By the way, peppers and tomatoes don’t work and play well together so don’t plant tomatoes on one side of your trellis or fence and peppers on the other.  The pepper plants will grow but their growth will be stunted.  And the peppers themselves will be small and prone to rotting.

Feeding The Peppers
If you don’t want to use fertilizer on your transplants, here’s a little trick I learned from a farmer friend.  Crush up eggshells and put about ½ of a cup of them in the bottom of the hole. Toss a bit of soil on top of the crushed shells before you put the pepper plant in so the baby roots (cilia) are not cut.

Crushed egg shells are slow to break down but will feed the plants.  And they are free so I love using them as my fertilizer.  By the way, you can also use crushed egg shells to stop slugs…just by sprinkling them around the base of your plants.

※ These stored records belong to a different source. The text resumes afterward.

int isdf_prof_enable(isdf_handle h, int on);
int isdf_prof_reset(isdf_handle h);
int isdf_prof_count(isdf_handle h);
int isdf_prof_get(isdf_handle h, int index, char* name, int name_cap, int64_t* launches,
                  double* total_ms, double* total_work);

int isdf_eval_ao(isdf_handle h,
                 const int32_t* atm, int natm, const int32_t* bas, int nbas,
                 const double* env, int nenv,
                 const double* Ls, int nimgs, const double* rcut,
                 const double* d_coords, int64_t ngrids,
                 double* d_ao, int64_t ld);

int isdf_eval_ao_deriv1(isdf_handle h, const int32_t* atm, int natm, const int32_t* bas, int nbas, const double* env,
                        int nenv, const double* Ls, int nimgs, const double* rcut, const double* d_coords,
                        int64_t ngrids, double* d_ao, int64_t ld, int64_t plane_stride);
int isdf_eval_ao_k_deriv1(isdf_handle h, const int32_t* atm, int natm, const int32_t* bas, int nbas, const double* env,
                          int nenv, const double* Ls, int nimgs, const double* rcut, const double kpt[3], int periodic_part,
                          const double* d_coords, int64_t ngrids, double* d_re, double* d_im, int64_t ld,
                          int64_t plane_stride);

int isdf_eval_ao_k(isdf_handle h,
                   const int32_t* atm, int natm, const int32_t* bas, int nbas,
                   const double* env, int nenv,
                   const double* Ls, int nimgs, const double* rcut,
                   const double kpt[3], int periodic_part,
                   const double* d_coords, int64_t ngrids,
                   double* d_re, double* d_im, int64_t ld);

int isdf_block_row_absmax(isdf_handle h, const double* d_src, int nrow, int64_t ld, int nblk, const int64_t* d_blk_off,
                          double* d_out);
int isdf_gather_cols(isdf_handle h, const double* d_src, int nrow, int64_t ld_src,
                     const int64_t* d_idx, int64_t n, double* d_dst, int64_t ld_dst);

int isdf_partition_by_atom(isdf_handle h, const double* d_coords, int64_t ngrids, const double* atom_coords, int natm,
                           const double a[9], double tie_atol, int32_t* d_owner);

int isdf_select_ip(isdf_handle h, const double* d_ao, int nao, int64_t ld,
                   int nblk, const int64_t* blk_off, const int32_t* nip,
                   double tol, double tie_rtol,
                   double* d_L, int64_t ldL, int64_t* d_piv, int32_t* rank);

int isdf_select_ip_gram(isdf_handle h, double* d_A, int m, int64_t ldA, int nip, double tol, double tie_rtol,
                        int panel, int64_t* d_piv, int32_t* rank);

int isdf_select_ip_cplx(isdf_handle h, const double* d_ao, int nao, int nh, int64_t ld,
                        int nblk, const int64_t* blk_off, const int32_t* nip,
                        double tol, double tie_rtol,
                        double* d_L, int64_t ldL, int64_t* d_piv, int32_t* rank);

int isdf_fit_from_chol(isdf_handle h, double* d_L, int k, int64_t m, int64_t ldL,
                       const int64_t* d_piv);

int isdf_fit_prepare(isdf_handle h, const double* d_ao, int nao, int64_t ld,
                     const int64_t* d_ip, int P, double reg_rel, double* d_aoP, double* d_chol,
                     double* reg_used);
int isdf_fit_apply(isdf_handle h, const double* d_chol, const double* d_aoP, int P, int nao,
                   const double* d_ao, int64_t ng, int64_t ld, int forward_only,
                   double* d_theta, int64_t ldt);
int isdf_fit_prepare_cplx(isdf_handle h, const double* d_ao, int nao, int nh, int64_t ld,
                          const int64_t* d_ip, int P, double reg_rel, double* d_aoP, double* d_chol,
                          double* reg_used);
int isdf_fit_apply_cplx(isdf_handle h, const double* d_chol, const double* d_aoP, int P, int nao, int nh,
                        const double* d_ao, int64_t ng, int64_t ld, int forward_only,
                        double* d_theta, int64_t ldt);
int isdf_fit_global(isdf_handle h, const double* d_ao, int nao, int64_t ngrids, int64_t ld,
                    const int64_t* d_ip, int P, double reg_rel, double* d_theta, int64_t ldt,
                    double* d_aoP, double* reg_used);

int isdf_gather_aoP(isdf_handle h, const double* d_ao, int nao, int64_t ld, const int64_t* d_ip, int P,
                    double* d_aoP);
int isdf_gram_sq(isdf_handle h, const double* d_aoP, int P, int nao, int nh, double* d_A);
int isdf_pair_gram_rows(isdf_handle h, const double* d_aoP, int P, int nao, int nh, const double* d_ao,
                        int64_t ng, int64_t ld, double* d_B, int64_t ldb);
int isdf_block_chol(isdf_handle h, const double* d_A, int P, int nblk, const int32_t* blk_off,
                    double shift_rel, double* d_D, double* shift_used);
int isdf_block_solve(isdf_handle h, const double* d_D, int P, int nblk, const int32_t* blk_off, int side,
                     int trans, double* d_X, int64_t n, int64_t ldx);
int isdf_block_invert(isdf_handle h, const double* d_D, int P, int nblk, const int32_t* blk_off, double* d_Dinv);
int isdf_block_apply(isdf_handle h, const double* d_Dinv, int64_t ldd, int nblk, const int32_t* blk_off,
                     double* d_X, int64_t n, int64_t ldx);
int isdf_pair_rows_block_apply(isdf_handle h, const double* d_aoP, int P, int nao, const double* d_ao, int64_t ng,
                               int64_t ld, const double* d_Dinv, int64_t ldd, int nblk, const int32_t* blk_off,
                               double* d_B, int64_t ldb);

int isdf_gram_prod(isdf_handle h, const double* d_aoP, int P, int nao, const double* d_psiP, int nocc, double* d_A);
int isdf_pair_prod_rows(isdf_handle h, const double* d_aoP, int P, int nao, const double* d_psiP, int nocc,
                        const double* d_ao, int64_t ld, const double* d_psi, int64_t ldpsi, int64_t ng,
                        double* d_B, int64_t ldb);
int isdf_factor_solve_half(isdf_handle h, const double* d_fac, int P, int backward, double* d_X, int64_t n, int64_t ldx);
int isdf_gram_prod_cplx(isdf_handle h, const double* d_aoP, int P, int nao, int nh, const double* d_psiP, int npsi, int npsi_h,
                        double* d_A);
int isdf_pair_prod_rows_cplx(isdf_handle h, const double* d_aoP, int P, int nao, int nh, const double* d_psiP, int npsi,
                             int npsi_h, const double* d_ao, int64_t ld, const double* d_psi, int64_t ldpsi, int64_t ng,
                             double* d_B, int64_t ldb);

int isdf_shift_diag(isdf_handle h, double* d_A, int P, double shift_rel);
int isdf_chol_inplace(isdf_handle h, double* d_A, int P, double shift_rel, double* d_scratch, double* reg_used);

int isdf_factor_solve(isdf_handle h, const double* d_fac, int P, double* d_X, int64_t n, int64_t ldx);

int isdf_bj_probe_vectors(isdf_handle h, double* d_T, int n, const double* d_fac, const double* d_D, int P,
                          int nblk, const int32_t* blk_off);
int isdf_rows_combine(isdf_handle h, const double* d_E, int n, int64_t ldE, int rows, const double* d_Y,
                      int64_t ng, int64_t ldy, double* d_F, int64_t ldf, int accumulate);

int isdf_bj_probe_rows(isdf_handle h, double* d_T, int n, const double* d_fac, const double* d_D, int P, int nblk,
                       const int32_t* blk_off, const double* d_Yp, int64_t ng, int64_t ldy, double* d_F, int64_t ldf);

int isdf_gather_T(isdf_handle h, const double* d_L, int k, int64_t ldL, const int64_t* d_piv,
                  double* d_T);
int isdf_W_from_factor(isdf_handle h, const double* d_F, int P, int kind, double* d_M, int64_t ldm);

int isdf_coulomb_W(isdf_handle h, const double* d_theta, int P, int64_t ldt,
                   const int32_t mesh[3], const double a[9],
                   int row0, int nrows, int batch, int upper_only, double* d_W, int64_t ldw);
int isdf_coulG_half(isdf_handle h, const int32_t mesh[3], const double a[9], double* d_out);
int isdf_spectral_supported(isdf_handle h, const int32_t mesh[3], int batch, int* ok);
int isdf_spectral_rows(isdf_handle h, const double* d_in, int nrows, int64_t ld, const int32_t mesh[3], const int32_t* d_idx,
                       const double* d_scale, int npts, int batch, double* d_out, int64_t ldx);
int isdf_coulomb_rows(isdf_handle h, const double* d_in, int nrows, int64_t ld,
                      const int32_t mesh[3], const double a[9], int batch, double* d_out, int64_t ldo);
int isdf_symmetrize_upper(isdf_handle h, double* d_W, int P, int64_t ldw);
int isdf_symmetrize_mean(isdf_handle h, double* d_W, int P, int64_t ldw, int antisymmetric);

Peppers have shallow roots so water them when they need it and don’t hoe too close.  Also, stake peppers so that when fruit loads are heavy, the plants don’t topple from weight or high winds.  I use old, inverted tomato cages.  That sounds odd but the cages work better than anything else I have tried.

I put the tomato cage over the plant with the wide ring on the ground and fasten the ring down with ground staples.  Then I gather up the tips of the cage and secure them with a wire tie.  The pepper plant stays inside the cage, grows up straight and is supported even in the heaviest wind or thunderstorm.  And I don’t have to tie the pepper plants up.

NOTE of apology: due to a family emergency, I was out of town last week. I apologize for missing a post and hope you enjoy this one about growing peppers.